Induced draft cooling towers with multiple-speed or variable-speed condenser fan controls shall be considered. Induced draft towers shall have a clear distance equal to the height of the tower on the air intake side(s) to keep the air velocity low. Consideration shall be given to piping arrangement and strainer or filter placement such that accumulated solids are readily removed from the system. Clean-outs for sediment removal and flushing from basin and piping shall be provided.
Forced draft towers shall have inlet screens. Forced draft towers shall have directional discharge plenums where required for space or directional considerations. Consideration shall be given to piping arrangement and strainer or filter placement such that accumulated solids are readily removed from the system. Clean-outs for sediment removal and flushing from basin and piping shall be provided. The cooling tower’s foundation, structural elements and connections shall be designed for a 44 m/s (100 MPH) wind design load. Cooling tower basins and housing shall be constructed of stainless steel. If the cooling tower is located on the building structure, vibration and sound isolation must be provided. Cooling towers shall be elevated to maintain required net positive suction head on condenser water pumps and to provide a 4-foot minimum clear space beneath the bottom of the lowest structural member, piping or sump, to allow reroofing beneath the tower.
Special consideration should be given to de-icing cooling tower fills if they are to operate in sub-freezing weather, such as chilled water systems designed with a water-side economizer. A manual shutdown for the fan shall be provided. If cooling towers operate intermittently during sub-freezing weather, provisions shall be made for draining all piping during periods of shutdown. For this purpose indoor drain down basins are preferred to heated wet basins at the cooling tower. Cooling towers with waterside economizers and designed for year-round operation shall be equipped with basin heaters.

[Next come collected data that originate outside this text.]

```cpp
int ransac_run_dev(tdv_ctx* ctx, const float* d_src, int ns, const float* d_tgt, int nt, const float* d_fs, const float* d_ft, const int* d_corr_in,
                   float voxel, int max_iterations, float confidence, uint32_t seed, tdv_ransac_result* out, int* trace_inliers) {
    if (!ctx || !out || ns < 0 || nt < 0 || max_iterations < 0) return TDV_ERR_BAD_ARG;
    if (ns > 0 && (!d_src || !d_tgt)) return TDV_ERR_BAD_ARG;
    if (!d_corr_in && ns > 0 && nt > 0 && (!d_fs || !d_ft)) return TDV_ERR_BAD_ARG;
    TDV_HIP(ctx, hipSetDevice(ctx->device));
    result_defaults(out);
    if (ns == 0 || nt == 0 || max_iterations == 0) return TDV_OK;
    int* d_match = nullptr;
    if (!d_corr_in) { TDV_TRY(ws_alloc(ctx, (size_t)ns, &d_match)); TDV_TRY(feature_match_dev(ctx, d_fs, ns, d_ft, nt, d_match)); }
    const int* d_corr = d_corr_in ? d_corr_in : d_match;
    RansacRun r;
    r.ctx = ctx; r.s = ctx->stream; r.k = ransac_knobs(ctx, trace_inliers != nullptr, max_iterations);
    r.ns = ns; r.nt = nt; r.max_iterations = max_iterations; r.confidence = confidence; r.trace = trace_inliers;
    r.tau = tau_lt(voxel * 1.5f);
    r.sqrt_tau = std::nextafter((float)std::sqrt((double)r.tau), INFINITY);
    r.band_u = r.k.score_mfma ? kBandUnitMatrix : kBandUnit;
    TDV_TRY(r.setup(d_src, d_tgt, d_corr));
    const int status = r.loop(seed);
    (void)hipStreamSynchronize(r.s);
    ctx->last_ransac_rescore = -1.0; ctx->last_ransac_scored = 1.0;
    for (long long& v : ctx->last_ransac_bound) v = 0;
    r.release_events();
    return status != TDV_OK ? status : r.result(out);
}


struct RbResult { float T[12]; int best_iter, inliers, iterations_run, pad; };

__global__ __launch_bounds__(1024)
void k_rb_sample(const unsigned* __restrict__ raw, int n_raw, const int* __restrict__ off, int H, int* __restrict__ idx_out , int* __restrict__ fail) {
    const int b = blockIdx.x, n = off[b + 1] - off[b];
    if (n <= 0) return;
    const unsigned range = (unsigned)n, thr = (0u - range) % range;
    int* out = idx_out + (size_t)b * 3 * H;
    __shared__ int s_wave[16];
// ... 196 lines not shown
```

3dvision_amd/csrc/ransac_cut.hpp:

```cpp
#pragma once
#include <hip/hip_runtime.h>

#ifndef RS_WG_TARGET
#define RS_WG_TARGET 6144
#endif
#ifndef RS_UNIT
#define RS_UNIT 16
#endif

namespace tdv {

__host__ __device__ __forceinline__ int point_ranges(int hb, int n_pchunks) { return min(min((RS_WG_TARGET + hb - 1) / hb, max(1, n_pchunks / 32)), 512); }

__host__ __device__ __forceinline__ bool score_unit(int ticket, int r0, int r1, int xcd, int& c0, int& c1) {
    const int n = r1 > r0 ? r1 - r0 : 0, share = (n + 7) / 8;
    const int x0 = min(n, xcd * share), x1 = min(n, x0 + share);
    if (ticket < 0 || ticket > share / RS_UNIT) return false;
    c0 = r0 + x0 + ticket * RS_UNIT; c1 = min(r0 + x1, c0 + RS_UNIT);
    return c0 < c1;
}
__host__ __device__ __forceinline__ int score_unit_block(int wg, int visit, int n_blk) { return (int)(((unsigned)wg + (unsigned)visit) % (unsigned)n_blk); }

constexpr int kRansacFirst = 8192, kRansacBatch = 65536, kRansacGrown = 131072;
constexpr int kRansacGrowAt = kRansacFirst + 4 * kRansacBatch;
__host__ __device__ __forceinline__ int ransac_batch_size(int it0, int grown = kRansacGrown) {
    return it0 == 0 ? kRansacFirst : it0 < kRansacGrowAt ? kRansacBatch : grown;
}

}
```

3dvision_amd/csrc/tdv_internal.hpp:

```cpp
#pragma once
#include <hip/hip_runtime.h>
#include <climits>
#include <cmath>
#include <cstdint>
#include <cstdio>
#include <cstdlib>
#include <cstring>
#include <vector>
#include "tdv_hip.h"
#include "depth_frames.hpp"

namespace tdv {

struct TimerSlot {
    double total_ms = 0.0;
    int launches = 0;
    std::vector<std::pair<hipEvent_t, hipEvent_t>> pending;
};

}

struct tdv_ctx {
    int device = 0;
    hipStream_t stream = nullptr;
    bool own_stream = false;
    struct Block { char* p; size_t cap; };
    std::vector<Block> blocks;
    size_t cur_block = 0, cur_off = 0, high_water = 0, used_total = 0;
    char* pin = nullptr;
    size_t pin_cap = 0;
    char err[512] = {0};
    bool timing = false;
    int icp_search = 0;
    int icp_accumulate = 0;
    int icp_loss = 0;
    float icp_loss_scale = 0.f;
    int ransac_score_mode = 0;
    double last_ransac_rescore = -1.0;
    long long last_ransac_bound[4] = {0, 0, 0, 0};
    double last_ransac_scored = 1.0;
    int last_voxel_grouping = 0;
    int last_voxel_batch_redone = -1;
    int last_fm_path = 0;
    int last_batch_lanes = 0;
    int fps_path = 0;
    int last_fps_path = 0;
    int icp_launches = 0;
    int last_icp_launches = 0;
    int icp_probe_cache = 0;
    int last_icp_probe_misses = -1;
    int last_icp_search = 0;
    unsigned* scan_ticket = nullptr;
    unsigned long long* chain_status = nullptr;
    size_t chain_cap = 0;
    unsigned chain_epoch = 0, chain_ticket_base = 0;
    tdv_ctx* helper = nullptr;
    tdv::TimerSlot timers[TDV_TIMER_COUNT];
    std::vector<hipEvent_t> event_pool;
    int ransac_seq = 0;
// ... 239 lines not shown
```

include/tdv_hip.h:

```cpp
#ifndef TDV_HIP_H
#define TDV_HIP_H

#include <stddef.h>
#include <stdint.h>

#ifdef __cplusplus
extern "C" {
#endif

typedef struct tdv_ctx tdv_ctx;

typedef enum tdv_status {
    TDV_OK = 0,
    TDV_ERR_NO_DEVICE = -1,
    TDV_ERR_BAD_ARG = -2,
    TDV_ERR_OOM = -3,
    TDV_ERR_LAUNCH = -4,
    TDV_ERR_INTERNAL = -5
} tdv_status;
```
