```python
class HipResNet:

    def __init__(self, state_dict: Dict[str, torch.Tensor], num_layers: int, device: torch.device, flags: int = 0) -> None:
        self.lib = _lib.load()
        self.device = torch.device(device)
        if self.device.type != "cuda":
            raise _lib.SalveHipError("HipResNet needs a HIP device ('cuda:N'); there is no CPU path")
        ops, wbits, params, ktab, cin_p = build_program(state_dict, num_layers)
        self.in_channels = cin_p
        self.num_classes = int(ops[-1]["Cout"])
        self.n_ops = len(ops)
        with torch.cuda.device(self.device):
            h = self.lib.salve_resnet_create(
                num_layers, cin_p, ops.ctypes.data_as(ctypes.c_void_p), len(ops),
                wbits.ctypes.data_as(ctypes.c_void_p), wbits.nbytes, params.ctypes.data_as(ctypes.c_void_p), params.nbytes,
                ktab.ctypes.data_as(ctypes.c_void_p), ktab.size, int(flags),
            )
        if not h:
            _lib.check(-1, "salve_resnet_create")
        self.handle = ctypes.c_void_p(h)
        self._ws = None

    def __del__(self) -> None:
        try:
            if getattr(self, "handle", None):
                self.lib.salve_resnet_destroy(self.handle)
                self.handle = None
        except Exception:
            pass

    def forward_nhwc(self, x: torch.Tensor, out: torch.Tensor = None) -> torch.Tensor:
        assert x.dtype == torch.float16 and x.is_contiguous() and x.shape[-1] == self.in_channels, (x.dtype, x.shape)
        B = int(x.shape[0])
        need = self.lib.salve_resnet_workspace_bytes(self.handle, B)
        if self._ws is None or self._ws.numel() < need:
            self._ws = torch.empty(need, dtype=torch.uint8, device=self.device)
        if out is None:
            out = torch.empty((B, self.num_classes), dtype=torch.float32, device=self.device)
        with torch.cuda.device(self.device):
            st = self.lib.salve_resnet_forward(
                self.handle, ctypes.c_void_p(x.data_ptr()), B, ctypes.c_void_p(out.data_ptr()),
                ctypes.c_void_p(self._ws.data_ptr()), self._ws.numel(), status.ptr(self.device),
                ctypes.c_void_p(torch.cuda.current_stream(self.device).cuda_stream),
            )
        _lib.check(st, "salve_resnet_forward")
        return out


class HipResNetF32:

    def __init__(self, state_dict: Dict[str, torch.Tensor], num_layers: int, device: torch.device, flags: int = 0) -> None:
        self.lib = _lib.load()
        self.device = torch.device(device)
        if self.device.type != "cuda":
# ... 60 lines not shown
```
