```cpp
int nbasr_gconv_fwd(const nbasr_gconv* p, void* stream);
int nbasr_gconv_chain(const nbasr_gconv* nodes, int n, int fused, void* work, int64_t work_bytes, void* stream);
int64_t nbasr_gconv_chain_work_bytes(int B, int T, int C, int cpg, int n);
int nbasr_pack_gconv_dgrad(const float* w, float* wt, int C, int cpg, int ktaps, void* stream);
int nbasr_pack_gconv_mma(const float* w, void* out, int out_dtype, int C, int cpg, int ktaps, int transposed, void* stream);
int64_t nbasr_gconv_mma_pack_elems(int C, int cpg, int ktaps);
int nbasr_gconv_wgrad(int dtype, const void* dz, const void* x, int B, int T, int Tp, int C, int cpg,
                      int ktaps, int off0, int dstep, float* dw, float* dbias, void* stream);
int nbasr_gconv_wgrad_x(int dz_dtype, const void* dz, const void* x, int x_dtype, float x_scale, int B, int T, int Tp, int C,
                        int cpg, int ktaps, int off0, int dstep, float* dw, float* dbias, void* stream);

int nbasr_eltwise(int src_dtype, const void* src, int64_t ld_src, int B, int T, int Tp, int C,
                  const nbasr_epilogue* epi, void* stream);

int nbasr_colsum(int dtype, const void* x, int B, int T, int Tp, int C, float* out, void* stream);

int nbasr_layernorm_fwd(int dtype, const void* x, void* y, int B, int T, int Tp, int C,
                        const float* gamma, const float* beta, float eps, float* mean, float* rstd,
                        float out_scale, void* y2, void* stream);
int nbasr_layernorm_bwd(int dtype, const void* dy, const void* x, int x_dtype, float x_scale, const float* mean,
                        const float* rstd, const float* gamma, int B, int T, int Tp, int C, void* dx, void* dx2,
                        const uint32_t* mask2, float scale2, int64_t mask_rows, int mask2_w, float* dgamma,
                        float* dbeta, void* stream);

int nbasr_transpose_in(const float* audio, void* out, int dtype, int B, int F, int T, int Tp, float scale, void* stream);
// ... 86 lines not shown
```

nb_asr_b200/_lib.py:

```python
import ctypes as C
import os

from . import _build

F32, BF16, F16 = 0, 1, 2
PAD_L, PAD_R = 8, 4
MAX_ADD = 3

_vp, _i32, _i64, _f32, _u64 = C.c_void_p, C.c_int32, C.c_int64, C.c_float, C.c_uint64


class Epilogue(C.Structure):
    _fields_ = [('bias', _vp), ('relu20', _i32), ('drop_p', _f32), ('drop_seed', _u64), ('drop_step', _vp),
                ('n_add', _i32), ('add', _vp * MAX_ADD), ('add_dtype', _i32), ('out', _vp), ('out_dtype', _i32),
                ('ld_out', _i64), ('mask_out', _vp), ('out2', _vp), ('out2_dtype', _i32), ('mask2', _vp),
                ('scale2', _f32), ('mask_rows', _i64), ('mask_w', _i32), ('mask2_w', _i32), ('accumulate', _i32),
                ('acc_scale', _f32), ('bias_scale', _f32), ('relu_hi', _f32)]


class Gemm(C.Structure):
    _fields_ = [('dtype', _i32), ('a', _vp), ('a_bs', _i64), ('a_rs', _i64), ('nb', _i32), ('nr', _i32),
                ('K', _i32), ('N', _i32), ('w', _vp), ('ldw', _i64), ('o_r0', _i64), ('o_bs', _i64),
                ('o_rs', _i64), ('epi', Epilogue)]


class Wgrad(C.Structure):
    _fields_ = [('dtype', _i32), ('dy', _vp), ('dy_bs', _i64), ('dy_rs', _i64), ('x', _vp), ('x_bs', _i64),
                ('x_rs', _i64), ('nb', _i32), ('nr', _i32), ('M', _i32), ('N', _i32), ('dw', _vp), ('ldw', _i64), ('dbias', _vp)]


class PackJob(C.Structure):
    _fields_ = [('kind', _i32), ('out_dtype', _i32), ('src', _vp), ('dst', _vp), ('n_out', _i64), ('a', _i32 * 8), ('s', _i64 * 3)]


class GConv(C.Structure):
    _fields_ = [('dtype', _i32), ('x', _vp), ('B', _i32), ('T', _i32), ('Tp', _i32), ('C', _i32), ('cpg', _i32),
                ('ktaps', _i32), ('off0', _i32), ('dstep', _i32), ('w', _vp), ('w_packed', _i32), ('epi', Epilogue)]


class GateLayer(C.Structure):
    _fields_ = [('mask', _vp), ('mask_rows', _i64), ('w', _i32), ('C', _i32), ('Tp', _i32), ('T', _i32), ('s', _i32),
                ('reserved', _i32)]


_SIGS = {
    'nbasr_gemm_tn': [C.POINTER(Gemm), _vp],
    'nbasr_gemm_wgrad': [C.POINTER(Wgrad), _vp],
    'nbasr_gconv_fwd': [C.POINTER(GConv), _vp],
    'nbasr_gconv_chain': [C.POINTER(GConv), C.c_int, C.c_int, _vp, _i64, _vp],
    'nbasr_gconv_chain_work_bytes': [C.c_int] * 5,
    'nbasr_pack_gconv_dgrad': [_vp, _vp, C.c_int, C.c_int, C.c_int, _vp],
    'nbasr_pack_gconv_mma': [_vp, _vp, C.c_int, C.c_int, C.c_int, C.c_int, C.c_int, _vp],
    'nbasr_gconv_mma_pack_elems': [C.c_int, C.c_int, C.c_int],
    'nbasr_gconv_wgrad': [C.c_int, _vp, _vp] + [C.c_int] * 8 + [_vp, _vp, _vp],
    'nbasr_gconv_wgrad_x': [C.c_int, _vp, _vp, C.c_int, _f32] + [C.c_int] * 8 + [_vp, _vp, _vp],
    'nbasr_eltwise': [C.c_int, _vp, _i64, C.c_int, C.c_int, C.c_int, C.c_int, C.POINTER(Epilogue), _vp],
    'nbasr_colsum': [C.c_int, _vp, C.c_int, C.c_int, C.c_int, C.c_int, _vp, _vp],
    'nbasr_layernorm_fwd': [C.c_int, _vp, _vp, C.c_int, C.c_int, C.c_int, C.c_int, _vp, _vp, _f32, _vp, _vp, _f32, _vp, _vp],
    'nbasr_layernorm_bwd': [C.c_int, _vp, _vp, C.c_int, _f32, _vp, _vp, _vp, C.c_int, C.c_int, C.c_int, C.c_int, _vp, _vp, _vp,
                            _f32, _i64, C.c_int, _vp, _vp, _vp],
    'nbasr_transpose_in': [_vp, _vp, C.c_int, C.c_int, C.c_int, C.c_int, C.c_int, _f32, _vp],
    'nbasr_transpose_out': [_vp, _vp, C.c_int, C.c_int, C.c_int, C.c_int, _vp],
    'nbasr_param_stats': [_vp, _vp, _vp, _vp, C.c_int, _i64, _vp, _vp, _vp],
    'nbasr_row_gram': [_vp, C.c_int, _i64, _i64, _vp, _vp, _vp, _vp],
    'nbasr_gate_gram': [_vp, C.c_int, _vp, C.c_int, _vp, _vp, _vp],
    'nbasr_gate_gram_work_elems': [C.c_int],
    'nbasr_pack_weight': [_vp, _vp, C.c_int, C.c_int, C.c_int, C.c_int, C.c_int, C.c_int, _i64, _i64, _i64, _vp],
    'nbasr_convert': [_vp, _vp, C.c_int, _i64, _vp],
    'nbasr_lstm_fwd': [_vp, _vp, C.c_int, C.c_int, C.c_int, _vp, C.c_int, _i64, _i64, _i64, _vp, _vp, _vp, _vp, _vp],
    'nbasr_lstm_bwd': [_vp, _i64, _i64, _i64, _vp, _vp, _vp, C.c_int, C.c_int, C.c_int, _vp, _vp, _vp, _vp, _vp],
# ... 60 lines not shown
```

nb_asr_b200/csrc/gconv.cu:

```cuda
#include <algorithm>

#include "common.cuh"
#include "kernels.h"

namespace {

constexpr int G_TT = 64;
constexpr int G_FB = 16;
constexpr int G_MAXHALO = 12;
constexpr int G_NT = 256;

__host__ __device__ inline int slab_channels(int cpg) {
  return cpg == 10 ? 160 : 96;
}
__host__ __device__ inline int wpitch(int cpg, int ktaps) {
  int p = cpg * ktaps;
  return (p & 1) ? p : p + 1;
}

template <typename T>
__global__ void __launch_bounds__(G_NT) gconv_fwd_kernel(nbasr_gconv p) {
  extern __shared__ float smem[];
  const int CS = slab_channels(p.cpg);
  const int halo = (p.ktaps - 1) * p.dstep;
// ... 222 lines not shown
  if (packed) return sm100_gconv_chain(nodes, n, fused, work, work_bytes, as_stream(stream));
  for (int i = 0; i < n; ++i)
    if (nbasr_gconv_fwd(nodes + i, stream)) return 1;
  return 0;
}

int64_t nbasr_gconv_chain_work_bytes(int B, int T, int C, int cpg, int n) { return sm100_gconv_chain_work_bytes(B, T, C, cpg, n); }

int nbasr_pack_gconv_dgrad(const float* w, float* wt, int C, int cpg, int ktaps, void* stream) {
  int total = C * cpg * ktaps;
  pack_gconv_dgrad_kernel<<<(total + 255) / 256, 256, 0, as_stream(stream)>>>(w, wt, C, cpg, ktaps);
  NBASR_CHECK_LAUNCH();
  return 0;
}

int nbasr_gconv_wgrad_x(int dz_dtype, const void* dz, const void* x, int x_dtype, float x_scale, int B, int T, int Tp, int C,
                        int cpg, int ktaps, int off0, int dstep, float* dw, float* dbias, void* stream) {
  NBASR_REQUIRE(cpg == 6 || cpg == 8 || cpg == 10 || cpg == 12, "cpg");
  NBASR_REQUIRE(ktaps <= 7 && (dstep == 1 || dstep == 2), "taps");
  NBASR_REQUIRE(dz_dtype == NBASR_BF16 ? (x_dtype == NBASR_BF16 || x_dtype == NBASR_F16) : (dz_dtype == NBASR_F32 && x_dtype == NBASR_F32),
                "dtypes: bf16 dz with bf16 / fp16 x, or fp32 dz and x");
  if (B <= 0 || T <= 0) return 0;
  if (dz_dtype == NBASR_BF16 && !nbasr_env_flag(NBASR_ENV_FORCE_SIMT))
    return sm100_gconv_wgrad(dz, x, x_dtype == NBASR_F16, x_scale, B, T, Tp, C, cpg, ktaps, off0, dstep, dw, dbias, as_stream(stream));
  if (dbias && nbasr_colsum(dz_dtype, dz, B, T, Tp, C, dbias, stream)) return 1;
  int CS = slab_channels(cpg);
  dim3 grid((C + CS - 1) / CS, B);
  size_t sm = wgrad_smem(cpg);
  auto launch = [&](auto kern, auto dzp, auto xp) {
    static DevOnce attr;
    if (!attr) { cudaFuncSetAttribute(kern, cudaFuncAttributeMaxDynamicSharedMemorySize, 200 * 1024); attr = true; }
    kern<<<grid, G_NT, sm, as_stream(stream)>>>(dzp, xp, x_scale, B, T, Tp, C, cpg, ktaps, off0, dstep, dw);
  };
  if (dz_dtype == NBASR_F32) launch(gconv_wgrad_kernel<float, float>, (const float*)dz, (const float*)x);
  else if (x_dtype == NBASR_F16) launch(gconv_wgrad_kernel<bf16, f16>, (const bf16*)dz, (const f16*)x);
  else launch(gconv_wgrad_kernel<bf16, bf16>, (const bf16*)dz, (const bf16*)x);
  NBASR_CHECK_LAUNCH();
  return 0;
}
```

Condenser water piping located above-grade and down to 3 feet below grade shall have heat tracing. Cooling towers shall be provided with BACnet LONWORKS microprocessor controls, capable of connecting to central building automation systems.
Chilled Water,Hot Water, and Condenser Water Pumps. Pumps shall be of a centrifugal type and shall generally be selected to operate at 1750 RPM. Both partial load and full load must fall on the pump curve. The number of primary chilled water and condenser water pumps shall correspond to the number of chillers, and a separate pump shall be designed for each condenser water circuit. Variable volume pumping systems should be considered for all secondary piping systems with pump horsepower greater than 10 kW (15 HP). The specified pump motors shall not overload throughout the entire range of the pump curve. Each pump system shall have a standby capability for chilled, hot water, and condenser water pumps.
Each boiler cooling tower and chiller group pumps shall be arranged with piping, valves, and controls to allow each chiller-tower group to operate independently of the other chiller and cooling tower groups.
See Chapter 7, “Fire Protection Engineering,” for fire protection provisions for cooling towers.